As another safety net component of the Obamacare replacement plan, states would also be free to use a limited part of the Medicaid block grant funds to set up Uninsurable Risk Pools for those uninsured who had contracted costly preexisting conditions such as cancer or heart disease while uninsured. Any uninsured who could not obtain health insurance in the market for this reason would be able to obtain full coverage from the Uninsurable Risk Pool for an affordable fee based on the applicant’s ability to pay, which is necessary for the pool to serve as a safety net program. State taxpayers and part of the Medicaid block grant funds would subsidize the pool to cover all costs not covered by the fees charged to those covered by the pool.

Over 30 states have set up similar Uninsurable Risk Pools, and they have proven by experience to be a low cost means of covering those who could not obtain coverage in the market because of costly pre-existing conditions.
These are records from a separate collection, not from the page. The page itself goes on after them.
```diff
@@ -3192,18 +3232,37 @@
         const unsigned long long bits_n = (unsigned long long)__double_as_longlong(((LAS const double*)lean_image(sh, n + 2u))[7]);
         const u32x2 cdn = lean_pair_bytes(sh, n + 2u, wave);
         lean_fence();
+        if constexpr (SPLIT == 1) {
+#pragma unroll
+            for (int k = 0; k < R; ++k) { w[k] = k0 * w[k]; pin_here(w[k]); }
+            lean_fence();
+        }
         const double Cj = (pc[0] + pc[1]) + (pc[2] + pc[3]);
         tl.template mark<3>(Cj);
         const v4f64 zz = {0.0, 0.0, 0.0, 0.0};
         const v4f64 ma = (kLeanDppSum || kLeanPreTotal) ? zz : __builtin_amdgcn_mfma_f64_16x16x4f64(Cj, 1.0, zz, 0, 0, 0);
         lean_fence();
         const double ucol = k1 * Cj;
-        const double urep = dpp_source(k1 * ((pr[0] + pr[1]) + (pr[2] + pr[3])));
+        const double urow = k1 * ((pr[0] + pr[1]) + (pr[2] + pr[3]));
+        const double urep = SPLIT == 2 ? urow : dpp_source(urow);
         const LeanPairs lp = lean_pairs(sh, n + 2u, cdn, (uint32_t)((bits_n >> lane) & 1ull));
+        if constexpr (SPLIT == 2) static_for<0, HEAD>([&](auto kc) __attribute__((always_inline)) {
+            constexpr int k = decltype(kc)::value;
+            w[k] = fma(k0, w[k], row_bcast_f64<k>(urep)); pin_here(w[k]);
+        });
         const double msum = (ma[0] + ma[1]) + (ma[2] + ma[3]);
         tl.template mark<4>(msum);
         lean_fence();
-        const v4f64 mb = (kLeanDppSum || kLeanPreTotal) ? zz : __builtin_amdgcn_mfma_f64_16x16x4f64(msum, 1.0, zz, 0, 0, 0);
+        v4f64 mb = zz;
+        if constexpr (SPLIT == 1 && !kLeanDppSum && !kLeanPreTotal) mb = mfma_total_rows(msum, urep, one, w);
+        else {
+            if constexpr (!kLeanDppSum && !kLeanPreTotal) mb = __builtin_amdgcn_mfma_f64_16x16x4f64(msum, 1.0, zz, 0, 0, 0);
+            if constexpr (SPLIT == 1) static_for<0, R>([&](auto kc) __attribute__((always_inline)) { constexpr int k = decltype(kc)::value; w[k] = fmac_row_bcast<k>(w[k], urep, one); });
+            if constexpr (SPLIT == 2) static_for<HEAD, R>([&](auto kc) __attribute__((always_inline)) {
+                constexpr int k = decltype(kc)::value;
+                w[k] = fma(k0, w[k], row_bcast_f64<k>(urep)); pin_here(w[k]);
+            });
+        }
         if constexpr (!kLeanPreTotal) asm volatile("" :: "v"(mb));
         lean_fence();
         const double Sw = (kLeanExp & 4) ? 64.0 * Cj : (kLeanPreTotal ? Spre : (kLeanDppSum ? wave_sum(Cj) : mb[0]));
@@ -3216,7 +3275,7 @@
         const bool zero = !(Snew > 0.0);
         static_for<0, R>([&](auto kc) __attribute__((always_inline)) {
             constexpr int k = decltype(kc)::value;
-            const double yk = fmac_row_bcast<k>(fma(k0, w[k], uj), urep, one);
+            const double yk = SPLIT ? w[k] + uj : fmac_row_bcast<k>(fma(k0, w[k], uj), urep, one);
             part = fma(ec[k], yk, part);
             w[k] = ec[k] * yk;
             pin_here(w[k]);
```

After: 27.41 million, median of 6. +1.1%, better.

That is because only a very small percentage of the population ever becomes truly uninsurable in the private market.

These reforms would assure universal health care for all. Everyone would have the universal health insurance tax credit, the poor would receive additional assistance to purchase private coverage, and everyone would continue to be backed up by Medicaid and the Uninsurable Risk Pools as safety nets. By contrast, Obamacare fails to achieve universal coverage, as CBO projects that even after 10 years, Obamacare would still leave 30 million Americans uninsured, and without any assured access to health care.